§ **Task details**: From the entries below, return exactly the lines beginning at the one that contains "static size_t reduce1_smem(const" and ending at the one that contains "static size_t mlp_smem(const", both of them included, and only those lines.

Dataset entries:
━━━━━━━━
static int pow2_floor(int v) { int p = 1; while (p * 2 <= v) p *= 2; return p; }
static int pow2_ceil(int v) { int p = 1; while (p < v) p *= 2; return p; }
static int env_int(const char* name, int dflt) {
  const char* s = getenv(name);
  return (s && *s) ? atoi(s) : dflt;
}
struct Knobs {
  int bwd_merge;
  int gate_narrow;
  int pool_tx, pool_cpt, chan_tx;
  int resident_wgs;
  int fault;
  unsigned spin_limit;
  long long* trace;
};
static Knobs read_knobs() {
  Knobs k;
  k.bwd_merge = env_int("MGACBAM_BWD_MERGE", 1);
  k.gate_narrow = env_int("MGACBAM_GATE_NARROW", 0);
  k.pool_tx = env_int("MGACBAM_POOL_TX", 0); k.pool_cpt = env_int("MGACBAM_POOL_CPT", 0); k.chan_tx = env_int("MGACBAM_CHAN_TX", 0);
  k.resident_wgs = env_int("MGACBAM_RESIDENT_WGS", 0); k.fault = env_int("MGACBAM_FAULT", 0);
  const int sl = env_int("MGACBAM_SPIN_LIMIT", 0);
  k.spin_limit = sl > 0 ? static_cast<unsigned>(sl) : (1u << 20);
  const char* tp = getenv("MGACBAM_TRACE_PTR");
  k.trace = (tp && *tp) ? reinterpret_cast<long long*>(strtoull(tp, nullptr, 0)) : nullptr;
  return k;
}
inline std::mutex g_knob_mu;
inline Knobs g_knobs;
inline std::atomic<bool> g_knobs_ready{false};
static Knobs knobs() {
  if (!g_knobs_ready.load(std::memory_order_acquire)) {
    std::lock_guard<std::mutex> lk(g_knob_mu);
    if (!g_knobs_ready.load(std::memory_order_relaxed)) { g_knobs = read_knobs(); g_knobs_ready.store(true, std::memory_order_release); }
  }
  return g_knobs;
}

static int device_cus() {
  static std::mutex mu;
  static int cus[64] = {0};
  int dev = 0;
  if (hipGetDevice(&dev) != hipSuccess || dev < 0 || dev >= 64) return 0;
  std::lock_guard<std::mutex> lk(mu);
// ... 21 lines not shown
    int n = 0;
    if (hipOccupancyMaxActiveBlocksPerMultiprocessor(&n, kernel, kBlock, smem) != hipSuccess) n = 0;
    per_cu = n;
    std::lock_guard<std::mutex> lk(mu);
    cache[key] = per_cu;
  }
  return per_cu * device_cus();
}
static bool is_pow2_in(int v, int lo, int hi) { return v >= lo && v <= hi && (v & (v - 1)) == 0; }

static int vec_of(int H, int W) { return (static_cast<long long>(H) * W) % 4 == 0 ? 4 : 1; }

static void gate_geometry(int C, int H, int W, int k, int VEC, Tune& t) {
  t.gate_tx = 0; t.gate_rows = 0; t.gate_span = 0;
  const int gty = pow2_ceil((C + kGateR - 1) / kGateR);
  if (gty > kBlock) return;
  const int gtx = kBlock / gty, TP = gtx * VEC;
  int grows = (TP - 1) / W + 2;
  if (grows > H) grows = H;
  grows += k - 1;
  const int span = ((k / 2) * W + TP - 1) / TP + 1;
  const size_t lds = (3 * static_cast<size_t>(grows) * (W + k - 1) + TP + 3 * k * k + 3 * C + 64) * sizeof(float);
  if (TP >= kSyncPx && (TP >= W || knobs().gate_narrow) && lds <= 48 * 1024) { t.gate_tx = gtx; t.gate_rows = grows; t.gate_span = span; }
}

static Tune choose_tune(int B, int C, int H, int W, int k) {
  const int HW = H * W, VEC = vec_of(H, W), nv = HW / VEC;
  const Knobs kn = knobs();
  Tune t;
  int tx = pow2_floor(nv / 4 > 0 ? nv / 4 : 1);
  if (tx > 256) tx = 256;
  int cpt = 4;
  while (cpt > 1 && static_cast<long long>(B) * ((C + (256 / tx) * cpt - 1) / ((256 / tx) * cpt)) < 1024) cpt /= 2;
  t.pool_tx = tx; t.pool_cpt = cpt;
  int ctx = pow2_ceil(nv) < 64 ? pow2_ceil(nv) : 64;
  constexpr int kChanMinTx = 16;
  while (ctx > kChanMinTx && static_cast<long long>(B) * ((nv + ctx - 1) / ctx) < 768) ctx /= 2;
  while (ctx < 64 && (256 / ctx) * 4 > C) ctx *= 2;
  t.chan_tx = ctx;
  const int ntx = (W + 127) / 128;
  const int tw = (((W + ntx - 1) / ntx) + 3) / 4 * 4;
  t.conv_twq = tw / 4;
  int th = 256 / t.conv_twq;
  if (th > H) th = H;
  if (th > 64) th = 64;
  const int cap = 24 * 256 / (4 * (tw + k - 1)) - (k - 1);
// ... 202 lines not shown
static int params_blocks(const Geo& g) { return g.hidden + (g.C + kBlock - 1) / kBlock + (3 * g.k * g.k + 3) / 4 + 1; }
static size_t chan_smem(const Geo& g, int vec, bool proj) {
  return (3 * static_cast<size_t>(g.C) + 2 * g.hidden + (proj ? static_cast<size_t>(g.C) * kProjMax : 0) + 4 * kBlock * vec) * sizeof(float);
}
static size_t apply_smem(const Geo& g, const Tune& t, int vec) {
  return (((3 * g.k * g.k + 3) & ~3) + 3 * static_cast<size_t>(t.apply_rows) * (g.W + g.k - 1) + t.chan_tx * vec + g.C) * sizeof(float);
}
static size_t gate_smem(const Geo& g, const Tune& t, int vec) {
  const size_t head = (g.C + 3) & ~3;
  const size_t role = 3 * static_cast<size_t>(g.C) + 2 * g.hidden;
  const size_t conv = ((3 * g.k * g.k + 3) & ~3) + 3 * static_cast<size_t>(t.gate_rows) * (g.W + g.k - 1) + static_cast<size_t>(t.gate_tx) * vec;
  return std::max(role, head + std::max(conv, static_cast<size_t>(3) * kBlock * vec)) * sizeof(float);
}
static int gate_tiles(const Tune& t, int H, int W, int vec) {
  const int nv = H * W / vec;
  return (nv + t.gate_tx - 1) / t.gate_tx;
}
static size_t bwd_apply_smem(const Geo& g, int vec) { return (5 * static_cast<size_t>(g.C) + 2 * g.hidden + kBlock * vec) * sizeof(float); }
static size_t reduce1_smem(const Geo& g, int vec, int proj) {
  if (!proj) return (3 * static_cast<size_t>(g.C) + kBlock * vec) * sizeof(float);
  if (proj == 2) return (((3 * static_cast<size_t>(g.C) + 3) & ~static_cast<size_t>(3)) + 3 * 16 * kWave) * sizeof(float);
  return (((3 * static_cast<size_t>(g.C) + 3) & ~static_cast<size_t>(3)) + static_cast<size_t>(g.C) * kProjMax + 4 * kBlock * vec) * sizeof(float);
}
static size_t mlp_smem(const Geo& g) { return (3 * static_cast<size_t>(g.C) + 2 * g.hidden) * sizeof(float); }
static size_t nhwc_pool_smem(const Geo& g) { return 4 * static_cast<size_t>(g.C) * sizeof(float); }
static size_t nhwc_chan_smem(const Geo& g) { return static_cast<size_t>(g.C) * sizeof(float); }
static size_t nhwc_apply_smem(const Geo& g, const Tune& t, const NhwcGeo& n) {
  return (((3 * g.k * g.k + 3) & ~3) + 3 * static_cast<size_t>(t.apply_rows) * (g.W + g.k - 1) + n.ch + g.C) * sizeof(float);
}
static size_t nhwc_reduce1_smem(const Geo& g, int vec) {
  return (3 * ((static_cast<size_t>(g.C) + 3) & ~static_cast<size_t>(3)) + 2 * kBlock * vec) * sizeof(float);
}
static size_t nhwc_reduce2_smem(const Geo& g) { return static_cast<size_t>(g.C) * sizeof(float); }
static size_t nhwc_bwd_apply_smem(const Geo& g) { return (5 * static_cast<size_t>(g.C) + 2 * g.hidden) * sizeof(float); }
━━━━━━━━
§ **Task result**:
static size_t reduce1_smem(const Geo& g, int vec, int proj) {
  if (!proj) return (3 * static_cast<size_t>(g.C) + kBlock * vec) * sizeof(float);
  if (proj == 2) return (((3 * static_cast<size_t>(g.C) + 3) & ~static_cast<size_t>(3)) + 3 * 16 * kWave) * sizeof(float);
  return (((3 * static_cast<size_t>(g.C) + 3) & ~static_cast<size_t>(3)) + static_cast<size_t>(g.C) * kProjMax + 4 * kBlock * vec) * sizeof(float);
}
static size_t mlp_smem(const Geo& g) { return (3 * static_cast<size_t>(g.C) + 2 * g.hidden) * sizeof(float); }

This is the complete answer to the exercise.